Anybody else done this?


----------



## Kerr (Mar 27, 2012)

I'd like to do it through curiosity. 

Reading the reports of other people that have gone a long it is a long day. You're standing around for long periods of time with nothing happening. 

I also read it was cold with a lack of refreshments. 

It's still something you'll only get to do once.


----------



## macca666 (Mar 30, 2010)

I agree with Kerr even if it's to "tick a box" to say you've done it I'd defo go.

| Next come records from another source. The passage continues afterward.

@@ -991,6 +1014,18 @@
     }
     cp.C.nops = cp.npat;
     cp.out_cols = ncols;
+    chain_sched_op sop[CHAIN_MAX];
+    for (int i = 0; i < cp.npat; i++)
+        sop[i] = {cp.C.op[i].kind, cp.C.op[i].a, cp.C.op[i].b};
+    chain_sched S;
+    chain_schedule(sop, cp.npat, nc_in, wk_chain_sched(), S);
+    cp.C.nrounds = S.nrounds;
+    cp.C.early_out = S.early_out;
+    for (int i = 0; i < CHAIN_MAX; i++) {
+        cp.C.op[i].dst = S.dst[i];
+        for (int s2 = 0; s2 < CHAIN_SLOTS; s2++)
+            cp.C.slot[i][s2] = S.slot[i][s2];
+    }
 }
 
 static void bind_chain_vars(wk_engine *e, const chain_plan &cp, int first_col) {
@@ -1533,7 +1568,8 @@
     const wk_store *st = e->st;
     launch_gather_scan(e, G,  true, [&] {
         hipLaunchKernelGGL(
-            (k_csr_gather_chain<NC, W>), dim3(grid_for(e->bound)),
+            (k_csr_gather_chain<NC, W>),
+            dim3(chain_grid<k_csr_gather_chain<NC, W>>(e->bound)),
             dim3(BLOCK), 0, e->stream, c.cur_tbl, c.col, c_pg,
             e->gs->d_csr_entries[(size_t)c.p * 2 + c.dir], st->fn_base,
             st->fn_n, e->d_edges, cp.C, e->d_state, e->d_stats,
@@ -1542,7 +1578,8 @@
     });
     TIME_BEGIN(e);
     hipLaunchKernelGGL(
-        (k_expand_chain<NC, W>), dim3(grid_for(e->bound)), dim3(BLOCK), 0,
+        (k_expand_chain<NC, W>),
+        dim3(chain_grid<k_expand_chain<NC, W>>(e->bound)), dim3(BLOCK), 0,
         e->stream, c.cur_tbl, e->d_edges, (uint64_t *)e->eoff.p,
         (uint32_t *)e->cnt.p, (uint32_t *)e->pmask.p,
         (uint64_t *)e->prefix.p,
@@ -1582,7 +1619,8 @@
 template <int NC, int W>
 static void launch_row_chain(wk_engine *e, const step_ctx &c,
                              const chain_plan &cp) {
-    hipLaunchKernelGGL((k_row_chain<NC, W>), dim3(grid_for(e->bound)),
+    hipLaunchKernelGGL((k_row_chain<NC, W>),
+                       dim3(chain_grid<k_row_chain<NC, W>>(e->bound)),
                        dim3(BLOCK), 0, e->stream, c.cur_tbl, cp.C,
                        cp.out_cols, e->d_state, (uint64_t)e->cap_rows,
                        e->d_stats, c.out_tbl);
diff --git a/wukong_amd/csrc/wk_chain_sched.h b/wukong_amd/csrc/wk_chain_sched.h
--- /dev/null
+++ b/wukong_amd/csrc/wk_chain_sched.h
@@ -0,0 +1,52 @@
+#pragma once
+#include <cstdint>
+
+enum { CH_FN_APPEND = 0,
+       CH_TYPE = 1,
+       CH_FN_EQ = 2,
+       CH_EQ = 3 };
+constexpr int CHAIN_MAX = 8;
+constexpr int CHAIN_SLOTS = 2;
+
+struct chain_sched_op {
+    int32_t kind, a, b;
+};
+struct chain_sched {
+    int32_t nrounds;
+    int32_t slot[CHAIN_MAX][CHAIN_SLOTS];
+    int32_t dst[CHAIN_MAX];
+    int32_t round_of[CHAIN_MAX];
+    int32_t early_out;
+};
+
+inline void chain_schedule(const chain_sched_op *ops, int nops, int nc_in,
+                           bool packed, chain_sched &S) {
+    S.nrounds = 0;
+    S.early_out = packed ? 1 : 0;
+    int fill[CHAIN_MAX];
+    for (int r = 0; r < CHAIN_MAX; r++) {
+        fill[r] = 0;
+        S.dst[r] = S.round_of[r] = -1;
+        for (int s = 0; s < CHAIN_SLOTS; s++) S.slot[r][s] = -1;
+    }
+    int nc = nc_in;
+    for (int i = 0; i < nops && i < CHAIN_MAX; i++) {
+        int r = 0;
+        if (!packed) {
+            r = i;
+        } else {
+            for (int j = 0; j < i; j++) {
+                if (ops[j].kind != CH_FN_APPEND) continue;
+                const bool reads =
+                    ops[i].a == S.dst[j] ||
+                    (ops[i].kind == CH_FN_EQ && ops[i].b == S.dst[j]);
+                if (reads && S.round_of[j] + 1 > r) r = S.round_of[j] + 1;
+            }
+            while (fill[r] == CHAIN_SLOTS) r++;
+        }
+        S.slot[r][fill[r]++] = i;
+        S.round_of[i] = r;
+        if (ops[i].kind == CH_FN_APPEND) S.dst[i] = nc++;
+        if (r + 1 > S.nrounds) S.nrounds = r + 1;
+    }
+}
diff --git a/wukong_amd/csrc/wk_kernels_common.h b/wukong_amd/csrc/wk_kernels_common.h
--- a/wukong_amd/csrc/wk_kernels_common.h
+++ b/wukong_amd/csrc/wk_kernels_common.h
@@ -1,4 +1,5 @@
 #pragma once
+#include "wk_chain_sched.h"
 
 
 enum { PK_NORMAL = 0, PK_INDEX = 1 };
@@ -56,11 +57,6 @@
     return t != 0xFFFF && (sid_t)t == cval;
 }
 
-enum { CH_FN_APPEND = 0,
-       CH_TYPE = 1,
-       CH_FN_EQ = 2,
-       CH_EQ = 3 };
-constexpr int CHAIN_MAX = 8;
 constexpr int ROW_MAX = 8;
 constexpr int ROW_NARROW = 4;
 constexpr int CHAIN_EK = 4;
@@ -71,11 +67,14 @@
     const void *data;
     int32_t kind, a, b;
     sid_t cval;
+    int32_t dst;
 };
 struct chain_t {
     chain_op op[CHAIN_MAX];
     uint64_t fn_base, fn_n, t_base, t_n;
-    int32_t nops;
+    int32_t nops, nrounds;
+    int32_t early_out;
+    int32_t slot[CHAIN_MAX][CHAIN_SLOTS];
 };
 
 __device__ __forceinline__ sid_t row_get(const sid_t (&row)[ROW_MAX], int c) {
@@ -126,57 +125,28 @@
     return v;
 }
 
-template <int NC, int K, bool APPEND_ONLY = false, int W = ROW_MAX>
-__device__ __forceinline__ uint32_t chain_eval_batch(
-    const chain_t &C, sid_t (&rows)[K][W], uint32_t active) {
-    static_assert(K >= 1 && K <= 32, "keep mask is 32 bits");
-    static_assert(NC <= W && W <= ROW_MAX, "the input columns must fit");
-    uint32_t keep = active;
-    int nc = NC;
-#pragma unroll 1
-    for (int i = 0; i < C.nops; i++) {
-        const chain_op &o = C.op[i];
-        if (o.kind == CH_TYPE) {
-            if (APPEND_ONLY) continue;
+enum { SL_NONE = 0, SL_BITS = 1, SL_MAP = 2 };
+
+template <int M, int K, int W>
+__device__ __forceinline__ void chain_slot_load(
+    const chain_t &C, const chain_op &o, const sid_t (&rows)[K][W],
+    uint32_t &keep, uint32_t (&ix)[K], uint64_t (&bits)[K],
+    uint32_t (&rk)[K]) {
+    if constexpr (M != SL_NONE) {
+        const uint64_t base = M == SL_BITS ? C.t_base : C.fn_base;
+        const uint64_t n = M == SL_BITS ? C.t_n : C.fn_n;
+#pragma unroll
+        for (int j = 0; j < K; j++) {
+            const uint64_t x = (uint64_t)row_pick(rows[j], o.a) - base;
+            const bool ok = ((keep >> j) & 1) && x < n;
+            keep = ok ? keep : keep & ~(1u << j);
+            ix[j] = ok ? (uint32_t)x : 0u;
+        }
+        if constexpr (M == SL_BITS) {
             const uint64_t *tbm = (const uint64_t *)o.data;
-            if (!tbm || !C.t_n) { keep = 0; continue; }
-            uint64_t ix[K], w[K];
-#pragma unroll
-            for (int j = 0; j < K; j++) {
-                const uint64_t x = (uint64_t)row_pick(rows[j], o.a) - C.t_base;
-                const bool ok = ((keep >> j) & 1) && x < C.t_n;
-                keep = ok ? keep : keep & ~(1u << j);
-                ix[j] = ok ? x : 0;
-            }
-#pragma unroll
-            for (int j = 0; j < K; j++) w[j] = tbm[ix[j] >> 6];
-#pragma unroll
-            for (int j = 0; j < K; j++)
-                keep = ((w[j] >> (ix[j] & 63)) & 1) ? keep : keep & ~(1u << j);
-        } else if (o.kind == CH_EQ) {
-            if (APPEND_ONLY) continue;
-#pragma unroll
-            for (int j = 0; j < K; j++)
-                keep = (row_pick(rows[j], o.a) == o.cval) ? keep
-                                                          : keep & ~(1u << j);
+#pragma unroll
+            for (int j = 0; j < K; j++) bits[j] = tbm[ix[j] >> 6];
         } else {
-            if (APPEND_ONLY && o.kind != CH_FN_APPEND) continue;
-            const sid_t *vals = (const sid_t *)o.data;
-            if (!o.pg || !vals || !C.fn_n) {
-                keep = 0;
-                if (o.kind == CH_FN_APPEND) nc++;
-                continue;
-            }
-            uint64_t ix[K], bits[K];
-            uint32_t rk[K];
-            sid_t tv[K];
-#pragma unroll
-            for (int j = 0; j < K; j++) {
-                const uint64_t x = (uint64_t)row_pick(rows[j], o.a) - C.fn_base;
-                const bool ok = ((keep >> j) & 1) && x < C.fn_n;
-                keep = ok ? keep : keep & ~(1u << j);
-                ix[j] = ok ? x : 0;
-            }
 #pragma unroll
             for (int j = 0; j < K; j++) {
                 const uint4 q =
@@ -184,31 +154,117 @@
                 bits[j] = (uint64_t)q.x | ((uint64_t)q.y << 32);
                 rk[j] = q.z;
             }
-#pragma unroll
-            for (int j = 0; j < K; j++) {
-                const uint64_t bit = 1ull << (ix[j] & 63);
-                const bool hit = ((keep >> j) & 1) && (bits[j] & bit);
-                keep = hit ? keep : keep & ~(1u << j);
-                rk[j] = hit ? rk[j] + (uint32_t)__popcll(bits[j] & (bit - 1))
-                            : 0u;
-            }
-#pragma unroll
-            for (int j = 0; j < K; j++) tv[j] = vals[rk[j]];
-            if (o.kind == CH_FN_EQ) {
+        }
+    }
+}
+template <int M, int K>
+__device__ __forceinline__ void chain_slot_mid(
+    const chain_op &o, uint32_t &keep, const uint32_t (&ix)[K],
+    const uint64_t (&bits)[K], uint32_t (&rk)[K]) {
+    if constexpr (M == SL_BITS) {
+#pragma unroll
+        for (int j = 0; j < K; j++)
+            keep = ((bits[j] >> (ix[j] & 63)) & 1) ? keep : keep & ~(1u << j);
+    } else if constexpr (M == SL_MAP) {
+        const sid_t *vals = (const sid_t *)o.data;
+#pragma unroll
+        for (int j = 0; j < K; j++) {
+            const uint64_t bit = 1ull << (ix[j] & 63);
+            const bool hit = ((keep >> j) & 1) && (bits[j] & bit);
+            keep = hit ? keep : keep & ~(1u << j);
+            rk[j] = hit ? rk[j] + (uint32_t)__popcll(bits[j] & (bit - 1)) : 0u;
+        }
+#pragma unroll
+        for (int j = 0; j < K; j++) rk[j] = vals[rk[j]];
+    }
+}
+template <int M, int K, int W>
+__device__ __forceinline__ void chain_slot_end(const chain_op &o,
+                                               sid_t (&rows)[K][W],
+                                               uint32_t &keep,
+                                               const uint32_t (&tv)[K]) {
+    if constexpr (M == SL_MAP) {
+        const bool eq = o.kind == CH_FN_EQ;
+        const int dst = eq ? -1 : o.dst;
+#pragma unroll
+        for (int j = 0; j < K; j++) {
+            const bool ok = tv[j] && (!eq || tv[j] == row_pick(rows[j], o.b));
+            keep = ok ? keep : keep & ~(1u << j);
+            row_set(rows[j], dst, tv[j]);
+        }
+    }
+}
+template <int M0, int M1, int K, int W>
+__device__ __forceinline__ uint32_t chain_round(const chain_t &C,
+                                                const chain_op &o0,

I've done a couple of live tapings in L.A. for Big Bang Theory and the half hour programme (which is about 20 odd minutes once you take out ad breaks) was about 4-5 hours in total. I was also in the audience for the late late show with James Corden (complete **** but that's another story) I had a ball though and would definitely recommend it though it was in a studio so may be different :thumb:


----------



## paddyboy (Nov 4, 2017)

Kerr said:


> I'd like to do it through curiosity.
> 
> Reading the reports of other people that have gone a long it is a long day. You're standing around for long periods of time with nothing happening.
> 
> ...


Thanks for that Kerr - yes that confirms my suspicions really

In the terms + conditions you have to leave your coat in a cloakroom so it looks like we'd need 3 or 4 jumpers + thermals

And yes I'd also seen in the t + c's that no refreshments are allowed in the tent

I wonder what happens when there is a break and everybody is let out of the tent? Is that around 200 people charging for a few portaloos .... but then if we've not had anything to drink that side of things won't be a problem!


----------



## paddyboy (Nov 4, 2017)

macca666 said:


> I agree with Kerr even if it's to "tick a box" to say you've done it I'd defo go.
> 
> I've done a couple of live tapings in L.A. for Big Bang Theory and the half hour programme (which is about 20 odd minutes once you take out ad breaks) was about 4-5 hours in total. I was also in the audience for the late late show with James Corden (complete **** but that's another story) I had a ball though and would definitely recommend it though it was in a studio so may be different :thumb:


I think I'll have a Google around and see if I can find anything from people who have done the Grand Tour tent

I tend to think we will probably go ... after all we'll never know if we don't! :thumb:


----------



## Chris9980 (Nov 2, 2014)

I went to the filming of the old top gear with them presenting it, was only about 3 hours worth of filming but they did break halfway through and we all went outside where they provided drinks and snacks. You could then go back in and look over the cars and the cool wall!!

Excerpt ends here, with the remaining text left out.